- Born: 20 November 1939 (age 86) Riwon County, South Hamgyong Province, North Korea
- Education: Kim Il Sung University
- Organization(s): Politburo alternate member and director of the Party Finance and Accounting Department in April 2012, and chairman of the Supreme People's Assembly Budget Committee in 2012
- Political party: Workers' Party of Korea

Korean name
- Hangul: 곽범기
- Hanja: 郭範基
- RR: Gwak Beomgi
- MR: Kwak Pŏmgi

= Kwak Pom-gi =

North Korean government official (born 1939)

Kwak Pom-gi (born 20 November 1939) is a North Korean government official.

After graduating from Huichon Industrial College, he began his career in 1983 as a machine factory manager, progressing through the machinery bureau of the Workers' Party of Korea, becoming an alternate member of the party's 6th Central Committee in 1993. He has been Vice Premier of North Korea from 1998 to 2010, and is a member of the Secretariat of the Workers' Party of Korea. He is described as a "technocrat" in the North Korean leadership.

In October 2003, Kwak gave a speech celebrating the Ryugyong Jong Ju Yong Indoor Stadium at the Mansudae Art Theatre, which is an indoor stadium built on the bank of the River Potong.

In August 2006, Kwak, with Russian Ambassador Andrei Karlov, was at the opening of the first Russian Orthodox Church in Pyongyang, North Korea. The church was opened to improve the development of Russian–North Korean relations according to Korean Orthodox Church Committee Chairman Ho Il Jin. The North Korean government would "successfully administer" the church, which was built to hold 500 people.

On 6 January 2007, at a mass rally in Pyongyang which included Kim Jong Il, he gave a speech praising the North Korean government for building nuclear weapons.
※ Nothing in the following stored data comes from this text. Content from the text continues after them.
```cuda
static int launch_assign_tc_pair(const CUtensorMap& m_x, const CUtensorMap& m_c, int64_t N_max, const int32_t* n_rows_dev,
                                 int D_eff, int64_t Kp, int nkb, float* best, float* second, int32_t* idx, int fwd,
                                 cudaStream_t s) {
  static PerDevice<bool> attr_set_dev;
  bool& attr_set = attr_set_dev.get();
  if (!attr_set) {
    GDR_CUDA(cudaFuncSetAttribute(k_assign_tc_pair, cudaFuncAttributeMaxDynamicSharedMemorySize, Tc2Cfg::total(TC_BAR_KB)));
    attr_set = true;
  }
  int sms = kSMs;
  {
    int dev = 0;
    cudaGetDevice(&dev);
    cudaDeviceGetAttribute(&sms, cudaDevAttrMultiProcessorCount, dev);
  }
  const int64_t units = cdiv(cdiv(N_max, TC_BM), 2);
  const int pairs = (int)(units < sms / 2 ? units : sms / 2);
  cudaLaunchConfig_t cfg = {};
  cfg.gridDim = dim3(2 * pairs);
  cfg.blockDim = dim3(TC_THREADS);
  cfg.dynamicSmemBytes = Tc2Cfg::total(nkb);
  cfg.stream = s;
  cudaLaunchAttribute attr[1];
  attr[0].id = cudaLaunchAttributeClusterDimension;
  attr[0].val.clusterDim.x = 2;
  attr[0].val.clusterDim.y = 1;
  attr[0].val.clusterDim.z = 1;
  cfg.attrs = attr;
  cfg.numAttrs = 1;
  GDR_CUDA(cudaLaunchKernelEx(&cfg, k_assign_tc_pair, m_x, m_c, N_max, n_rows_dev, D_eff, (int)(Kp / Tc2Cfg::BN), nkb, best,
                              second, idx, g_tc_ablate, fwd));
  GDR_LAUNCHED();
  return GDR_OK;
}

int kmeans_assign_tc_run(int64_t N, int64_t K, int64_t D, const float* X, int64_t ldx, const void* xsplit,
                         const float* C, int64_t ldc, int32_t* labels, const int32_t* labels_prev,
                         int32_t* n_changed_dev, float* best_out, int32_t* n_refined_dev, void* ws,
                         int64_t ws_bytes, cudaStream_t s, const int32_t* labels_hint) {
  if (D > TC_MAX_KB * TC_BK) {
    set_error("kmeans_assign(tc): D=%lld > %d is not supported by the tensor-core path", (long long)D,
              TC_MAX_KB * TC_BK);
    return GDR_EUNSUPPORTED;
  }
  if (N >= (1ll << 31) - TC_BM || K >= (1ll << 31) - TC_KPAD) {
    set_error("kmeans_assign(tc): N or K exceeds int32 tile coordinates");
    return GDR_ERANGE;
  }
  const int Dp = dpad(D), Dp1 = dpad1(D);
  const int nkb = Dp / TC_BK, nkb1 = Dp1 / TC_BK;
  const int64_t Kp = align_up(K, TC_KPAD);
  XSplit xs = carve_xsplit(const_cast<void*>(xsplit), N, D);
  Workspace W(ws, ws_bytes);
  float* c_hi = W.take<float>(Kp * Dp);
  float* c_lo = W.take<float>(Kp * Dp);
  float* c_t = W.take<float>(Kp * Dp);
  float* c1 = W.take<float>((Kp + TC_TS_BN) * Dp1);
  float* cnorm = W.take<float>(Kp);
  float* cnorm_sqrt = W.take<float>(Kp);
  float* cdnorm = W.take<float>(Kp);
  float* cmax = W.take<float>(2);
  float* best = W.take<float>(N);
  float* second = W.take<float>(N);
  int32_t* idx = W.take<int32_t>(N);
  int32_t* amb_list = W.take<int32_t>(N);
  unsigned long long* amb_packed = W.take<unsigned long long>(N);
  int32_t* amb_count_ws = W.take<int32_t>(1);
  int32_t* list1 = W.take<int32_t>(N);
  int32_t* count1 = W.take<int32_t>(1);
  float* g_hi = W.take<float>(N * Dp);
  float* g_lo = W.take<float>(N * Dp);
  float* g_norm = W.take<float>(N);
  float* g_dnorm = W.take<float>(N);
  float* g_seed = W.take<float>(N);
  int32_t* cand_n = W.take<int32_t>(2 * N);
  int2* cand_list = W.take<int2>(2 * N * TC_CAND_CAP);
  int32_t* list2 = W.take<int32_t>(N);
  int32_t* cand_ctr = W.take<int32_t>(TC_CAND_CTRS);
  int32_t* amb_count = n_refined_dev ? n_refined_dev : amb_count_ws;
  if (!W.ok()) {
    set_error("kmeans_assign(tc): workspace too small");
    return GDR_EWORKSPACE;
  }
  const bool two_level = tc_two_level(N, best_out != nullptr);
  k_split_tf32<<<(unsigned)cdiv(Kp * 32, 256), 256, 0, s>>>(K, Kp, (int)D, Dp, C, ldc, c_hi, c_lo, nullptr, c_t, cnorm,
                                                           two_level ? c1 : nullptr, Dp1, 2, cdnorm);
  GDR_LAUNCHED();
  int rc;
  k_cnorm_finish<<<1, 1024, 0, s>>>(K, Kp, cnorm, two_level ? cdnorm : nullptr, cnorm_sqrt, cmax, amb_count, count1,
                                    two_level ? cand_ctr : nullptr, TC_CAND_CTRS);
  GDR_LAUNCHED();

  CUtensorMap m_xhi, m_xlo, m_chi, m_clo;
  if ((rc = make_map(&m_chi, c_hi, Kp, Dp, 128))) return rc;
  if ((rc = make_map(&m_clo, c_lo, Kp, Dp, 128))) return rc;

  if (!two_level) {
    if ((rc = make_map(&m_xhi, xs.hi, N, Dp, TC_BM))) return rc;
    if ((rc = make_map(&m_xlo, xs.lo, N, Dp, TC_BM))) return rc;
    {
      ProfileScope prof(PROF_ASSIGN, s);
      if ((rc = launch_assign_tc<3, 128, 1>(m_xhi, m_xlo, m_chi, m_clo, N, nullptr, (int)D, Kp, nkb, cnorm, best, second,
                                         idx, s)))
        return rc;
    }
    k_tc_select<<<(unsigned)cdiv(N, 256), 256, 0, s>>>(N, best, second, idx, xs.norm, cmax, TC_BAND, labels,
                                                      labels_prev, n_changed_dev, best_out, amb_list, amb_count,
                                                      amb_packed);
    GDR_LAUNCHED();
  } else {
    ProfileScope prof(PROF_ASSIGN, s);
    CUtensorMap m_x1, m_c1;
    bool cand_level = false;
    if ((rc = make_map(&m_x1, xs.x1, N, Dp1, TC_BM))) return rc;
    if (g_tc_screen == 2) {
      if ((rc = make_map(&m_c1, c1, Kp, Dp1, 128))) return rc;
      if ((rc = launch_assign_tc<1, 128, 2>(m_x1, m_x1, m_c1, m_c1, N, nullptr, (int)D + TC_AUG, Kp, nkb1, cnorm, best, second,
                                         idx, s)))
        return rc;
    } else if (g_tc_screen == 4 || g_tc_screen == 5) {
      if ((rc = make_map(&m_c1, c1, Kp, Dp1, 128))) return rc;
      if ((rc = launch_assign_tc_pair(m_x1, m_c1, N, nullptr, (int)D + TC_AUG, Kp, nkb1, best, second, idx,
                                      g_tc_screen == 5 ? 1 : 0, s)))
        return rc;
    } else {
      const int ka = (int)align_up(D + TC_AUG, 8);
      const int ts_bn = (g_tc_screen == 6 && ka <= 512 - 2 * TC_TS_BN) ? TC_TS_BN : 0;
      cand_level = g_tc_cand != 0 && ts_bn == 0;
      const int64_t k_rows = ts_bn == TC_TS_BN ? align_up(K, TC_TS_BN) : Kp;
      if (k_rows > Kp) {
        k_pad_aug<<<(unsigned)cdiv((k_rows - Kp) * Dp1, 256), 256, 0, s>>>(c1, Kp, k_rows, Dp1, (int)D);
        GDR_LAUNCHED();
      }
      if ((rc = make_map(&m_c1, c1, std::max(Kp, k_rows), Dp1, ts_bn ? ts_bn : 256))) return rc;
      TcGate gate{nullptr, nullptr, nullptr, nullptr, TC_BAND};
      if (g_tc_gate) {
        gate.xnorm = xs.norm;
        gate.xdnorm = xs.dnorm;
        gate.cscal = cmax;
        const int32_t* hint = labels_hint ? labels_hint : labels_prev;
        if (hint && g_tc_gate >= 2) {
          float* seed = g_norm;
          k_tc_seed<<<(unsigned)cdiv(N * 32, 256), 256, 0, s>>>(N, K, Dp1, xs.x1, c1, hint, xs.norm, cmax, seed);
          GDR_LAUNCHED();
          gate.seed = seed;
        }
      }
      if (ts_bn == TC_TS_BN)
        rc = launch_assign_tc_ts<TC_TS_BN>(xs.x1, Dp1, m_c1, N, nullptr, (int)D + TC_AUG, (int)(k_rows / TC_TS_BN), nkb1, best,
                                           second, idx, s, gate);
      else
        rc = launch_assign_tc<1, 256, 1>(m_x1, m_x1, m_c1, m_c1, N, nullptr, (int)D + TC_AUG, Kp, nkb1, cnorm, best, second,
                                         idx, s, gate);
      if (rc) return rc;
    }
    if (g_tc_ablate) return GDR_OK;
    g_last_count1 = count1;
    k_tc_select1<<<(unsigned)cdiv(N, 256), 256, 0, s>>>(N, best, second, idx, xs.norm, xs.dnorm, cnorm, cnorm_sqrt,
                                                       cdnorm, cmax, TC_BAND, labels, labels_prev, n_changed_dev,
                                                       list1, count1);
    GDR_LAUNCHED();
    const int32_t* list_f = list1;
    const int32_t* count_f = count1;
    g_last_cand = cand_level ? cand_ctr : nullptr;
    if (cand_level) {
      float* g_x1 = g_hi;
      k_tc_gather_cand<<<4 * kSMs, 256, 0, s>>>(list1, count1, Dp1, xs.x1, xs.norm, xs.dnorm, best, g_x1, g_norm, g_dnorm,
                                                g_seed);
      GDR_LAUNCHED();
      CUtensorMap m_gx1;
      if ((rc = make_map(&m_gx1, g_x1, N, Dp1, TC_BM))) return rc;
      const int cap = g_tc_cand_cap > 0 ? std::min(g_tc_cand_cap, TC_CAND_CAP) : TC_CAND_CAP;
      if ((rc = launch_tc_cand(m_gx1, m_c1, N, count1, (int)D + TC_AUG, Kp, nkb1, TcGate{g_norm, g_dnorm, cmax, g_seed, TC_BAND},
                               TcCand{cand_list, cand_n, cap}, s)))
        return rc;
      k_tc_cand_resolve<<<4 * kSMs, 256, 0, s>>>(list1, count1, cand_list, cand_n, cap, g_seed, g_norm, g_dnorm, (int)D, X, ldx,
                                                 C, ldc, cnorm, cnorm_sqrt, cdnorm, cmax, TC_BAND, labels, labels_prev,
                                                 n_changed_dev, list2, cand_ctr);
      GDR_LAUNCHED();
      list_f = list2;
      count_f = cand_ctr;
    }
    k_tc_gather<<<4 * kSMs, 256, 0, s>>>(list_f, count_f, Dp, xs.hi, xs.lo, xs.norm, g_hi, g_lo, g_norm);
    GDR_LAUNCHED();
    CUtensorMap m_ghi, m_glo;
    if ((rc = make_map(&m_ghi, g_hi, N, Dp, TC_BM))) return rc;
    if ((rc = make_map(&m_glo, g_lo, N, Dp, TC_BM))) return rc;
    if ((rc = launch_assign_tc<3, 128, 1>(m_ghi, m_glo, m_chi, m_clo, N, count_f, (int)D, Kp, nkb, cnorm, best, second, idx,
                                       s)))
      return rc;
    k_tc_select2<<<2 * kSMs, 256, 0, s>>>(list_f, count_f, best, second, idx, g_norm, cmax, TC_BAND, labels,
                                         labels_prev, n_changed_dev, amb_list, amb_count, amb_packed);
    GDR_LAUNCHED();
  }
  rc = launch_assign_simt_rows(N, K, D, X, ldx, c_t, Kp, cnorm, amb_list, amb_count, amb_packed, labels, labels_prev,
                               n_changed_dev, best_out, s);
  if (rc || !two_level || !g_last_cand || !n_refined_dev) return rc;
  k_add_i32<<<1, 1, 0, s>>>(n_refined_dev, cand_ctr + 1);
  GDR_LAUNCHED();
  return GDR_OK;
}

int64_t kmeans_assign_tc_total_ws_bytes(int64_t N, int64_t K, int64_t D) {
  return kmeans_assign_tc_ws_bytes(N, K, D) + kmeans_tc_xsplit_bytes(N, D);
}

int kmeans_assign_tc(int64_t N, int64_t K, int64_t D, const float* X, int64_t ldx, const float* C, int64_t ldc,
                     int32_t* labels, const int32_t* labels_prev, int32_t* n_changed_dev, float* best_out,
                     void* ws, int64_t ws_bytes, cudaStream_t s) {
  if (ws_bytes < kmeans_assign_tc_total_ws_bytes(N, K, D)) {
    set_error("kmeans_assign(tc): workspace too small");
    return GDR_EWORKSPACE;
  }
  char* xsplit = (char*)ws + kmeans_assign_tc_ws_bytes(N, K, D);
  int rc = kmeans_tc_prepare(N, D, X, ldx, xsplit, s);
  if (rc) return rc;
  return kmeans_assign_tc_run(N, K, D, X, ldx, xsplit, C, ldc, labels, labels_prev, n_changed_dev, best_out,
                              nullptr, ws, kmeans_assign_tc_ws_bytes(N, K, D), s, nullptr);
}

}

extern "C" {

int gdr_debug_get(const char* key, int64_t* value_host) {
  GDR_CHECK_ARG(key && value_host, "debug_get: bad arguments");
  if (!strncmp(key, "ts_probe_", 9)) {
    long long h[16];
    GDR_CUDA(cudaMemcpyFromSymbol(h, gdr::g_ts_probe, sizeof(h)));
    const int i = atoi(key + 9);
    GDR_CHECK_ARG(i >= 0 && i < 16, "debug_get: ts_probe index");
// ... 108 lines not shown
```

### graph-distillation-for-recommendation_b200/csrc/tc_common.cuh

```cuda
#pragma once
#include "common.cuh"
#include <cuda.h>

namespace gdr {

constexpr int TC_BM = 128;
constexpr int TC_BK = 32;
constexpr int TC_KBLK_BYTES = TC_BM * TC_BK * 4;
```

He also addressed the country's "problem of food scarcity" in 2007, saying, "The Cabinet will concentrate state efforts on agriculture this year, too, considering it a mainstay, to thoroughly implement the WPK's policy of agriculture revolution and make a signal advance in the efforts to settle the people's food problem."

He served as WPK South Hamgyong provincial secretary from 2010, where he led an effort to develop local industry which was celebrated as "flames of Hamnam". Likely as a result of this, he was elevated to Politburo alternate member and director of the Party Finance and Accounting Department in April 2012, and chairman of the Supreme People's Assembly Budget Committee in September of the same year. He has been speculated as the head of the new Party Economy Department, reportedly established in June 2013.